EXERCISE DESCRIPTION
Nothing but the lines holding the string "okraw" should appear in the answer. Copy them from the entries.

=== SOURCE RECORDS ===

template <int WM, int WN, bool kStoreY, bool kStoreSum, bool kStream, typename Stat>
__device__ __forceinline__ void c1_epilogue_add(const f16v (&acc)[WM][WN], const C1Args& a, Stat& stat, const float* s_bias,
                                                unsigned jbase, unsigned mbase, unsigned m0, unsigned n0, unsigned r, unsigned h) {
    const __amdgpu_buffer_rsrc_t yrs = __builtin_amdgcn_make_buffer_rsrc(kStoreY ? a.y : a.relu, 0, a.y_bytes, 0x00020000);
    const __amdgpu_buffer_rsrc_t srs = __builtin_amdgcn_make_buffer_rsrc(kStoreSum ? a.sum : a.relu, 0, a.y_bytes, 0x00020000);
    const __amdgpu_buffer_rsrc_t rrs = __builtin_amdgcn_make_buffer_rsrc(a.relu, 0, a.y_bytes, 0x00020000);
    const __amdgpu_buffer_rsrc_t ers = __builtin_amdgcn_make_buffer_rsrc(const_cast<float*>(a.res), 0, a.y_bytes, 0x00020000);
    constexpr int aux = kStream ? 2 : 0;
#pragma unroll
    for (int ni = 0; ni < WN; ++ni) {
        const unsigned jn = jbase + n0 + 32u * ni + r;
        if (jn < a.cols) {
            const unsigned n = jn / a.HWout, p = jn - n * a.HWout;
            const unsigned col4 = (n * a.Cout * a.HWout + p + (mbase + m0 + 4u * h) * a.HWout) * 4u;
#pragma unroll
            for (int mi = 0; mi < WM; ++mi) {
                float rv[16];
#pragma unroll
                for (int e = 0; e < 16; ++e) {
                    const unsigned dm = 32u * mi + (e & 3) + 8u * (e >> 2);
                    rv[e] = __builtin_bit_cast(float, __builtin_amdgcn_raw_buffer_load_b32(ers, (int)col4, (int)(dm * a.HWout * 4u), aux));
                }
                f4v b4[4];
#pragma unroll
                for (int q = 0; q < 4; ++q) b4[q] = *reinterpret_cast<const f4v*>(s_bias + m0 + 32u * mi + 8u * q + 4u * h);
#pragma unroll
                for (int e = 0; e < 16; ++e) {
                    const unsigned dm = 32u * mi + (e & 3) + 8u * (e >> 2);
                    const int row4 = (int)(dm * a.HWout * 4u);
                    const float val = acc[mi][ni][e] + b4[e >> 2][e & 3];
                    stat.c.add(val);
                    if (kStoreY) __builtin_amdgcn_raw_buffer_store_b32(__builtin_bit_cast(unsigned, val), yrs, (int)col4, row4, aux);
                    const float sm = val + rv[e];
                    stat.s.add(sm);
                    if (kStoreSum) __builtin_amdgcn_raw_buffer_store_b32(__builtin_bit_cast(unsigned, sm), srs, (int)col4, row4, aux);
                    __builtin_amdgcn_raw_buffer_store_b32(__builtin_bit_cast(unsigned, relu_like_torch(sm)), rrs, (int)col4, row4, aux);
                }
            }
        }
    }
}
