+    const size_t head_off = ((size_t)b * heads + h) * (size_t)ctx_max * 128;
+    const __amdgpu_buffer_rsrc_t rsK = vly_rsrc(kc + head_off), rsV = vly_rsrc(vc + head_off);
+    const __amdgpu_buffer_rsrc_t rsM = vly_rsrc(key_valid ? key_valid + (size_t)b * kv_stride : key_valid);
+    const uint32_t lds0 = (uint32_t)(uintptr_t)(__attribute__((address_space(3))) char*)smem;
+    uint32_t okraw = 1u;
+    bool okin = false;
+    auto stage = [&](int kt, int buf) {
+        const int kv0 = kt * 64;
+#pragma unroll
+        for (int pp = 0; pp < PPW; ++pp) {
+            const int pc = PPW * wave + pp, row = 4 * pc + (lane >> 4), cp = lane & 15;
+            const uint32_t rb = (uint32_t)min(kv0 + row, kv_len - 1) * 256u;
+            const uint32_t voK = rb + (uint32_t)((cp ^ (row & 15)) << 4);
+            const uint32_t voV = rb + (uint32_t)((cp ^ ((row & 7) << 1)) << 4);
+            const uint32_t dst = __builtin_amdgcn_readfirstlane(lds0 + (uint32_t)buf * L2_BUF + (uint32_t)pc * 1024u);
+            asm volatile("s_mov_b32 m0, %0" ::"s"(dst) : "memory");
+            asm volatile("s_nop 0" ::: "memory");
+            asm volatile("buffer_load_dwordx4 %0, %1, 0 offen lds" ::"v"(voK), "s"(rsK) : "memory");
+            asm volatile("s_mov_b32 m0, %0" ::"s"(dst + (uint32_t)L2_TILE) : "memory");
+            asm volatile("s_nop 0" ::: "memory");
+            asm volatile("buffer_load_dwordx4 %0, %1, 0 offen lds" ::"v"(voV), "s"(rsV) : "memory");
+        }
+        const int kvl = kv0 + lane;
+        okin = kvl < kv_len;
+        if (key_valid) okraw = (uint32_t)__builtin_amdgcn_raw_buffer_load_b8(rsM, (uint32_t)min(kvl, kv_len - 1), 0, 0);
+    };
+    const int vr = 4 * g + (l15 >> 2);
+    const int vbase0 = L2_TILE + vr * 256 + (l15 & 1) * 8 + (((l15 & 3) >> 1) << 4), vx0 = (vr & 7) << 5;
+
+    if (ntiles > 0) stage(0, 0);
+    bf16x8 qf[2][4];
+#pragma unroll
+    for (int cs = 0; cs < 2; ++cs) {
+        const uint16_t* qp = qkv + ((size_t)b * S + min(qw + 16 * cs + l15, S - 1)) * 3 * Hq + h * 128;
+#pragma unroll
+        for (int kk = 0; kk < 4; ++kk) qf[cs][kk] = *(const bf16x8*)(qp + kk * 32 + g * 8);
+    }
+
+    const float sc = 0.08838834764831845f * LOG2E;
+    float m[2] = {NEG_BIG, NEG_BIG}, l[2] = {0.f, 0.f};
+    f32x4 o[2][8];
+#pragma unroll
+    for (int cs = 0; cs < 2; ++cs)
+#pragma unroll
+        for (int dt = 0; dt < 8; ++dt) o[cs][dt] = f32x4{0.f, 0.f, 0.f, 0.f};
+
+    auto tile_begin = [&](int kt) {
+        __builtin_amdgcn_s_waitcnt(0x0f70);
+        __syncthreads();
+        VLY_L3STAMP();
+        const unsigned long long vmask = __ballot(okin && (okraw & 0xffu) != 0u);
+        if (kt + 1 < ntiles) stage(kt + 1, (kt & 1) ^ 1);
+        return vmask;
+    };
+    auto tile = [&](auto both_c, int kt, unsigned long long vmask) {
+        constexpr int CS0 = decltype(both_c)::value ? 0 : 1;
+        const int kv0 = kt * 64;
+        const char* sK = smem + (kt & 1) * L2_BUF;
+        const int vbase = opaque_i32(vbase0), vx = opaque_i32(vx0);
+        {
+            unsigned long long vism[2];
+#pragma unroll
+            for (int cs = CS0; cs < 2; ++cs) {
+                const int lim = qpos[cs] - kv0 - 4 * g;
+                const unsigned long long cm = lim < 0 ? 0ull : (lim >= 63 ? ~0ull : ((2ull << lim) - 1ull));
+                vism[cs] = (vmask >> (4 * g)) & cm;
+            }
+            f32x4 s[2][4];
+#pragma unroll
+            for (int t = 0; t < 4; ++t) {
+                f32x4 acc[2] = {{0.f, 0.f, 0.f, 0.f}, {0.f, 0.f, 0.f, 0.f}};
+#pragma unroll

===

WRITTEN SOLUTION
+    uint32_t okraw = 1u;
+        if (key_valid) okraw = (uint32_t)__builtin_amdgcn_raw_buffer_load_b8(rsM, (uint32_t)min(kvl, kv_len - 1), 0, 0);
+        const unsigned long long vmask = __ballot(okin && (okraw & 0xffu) != 0u);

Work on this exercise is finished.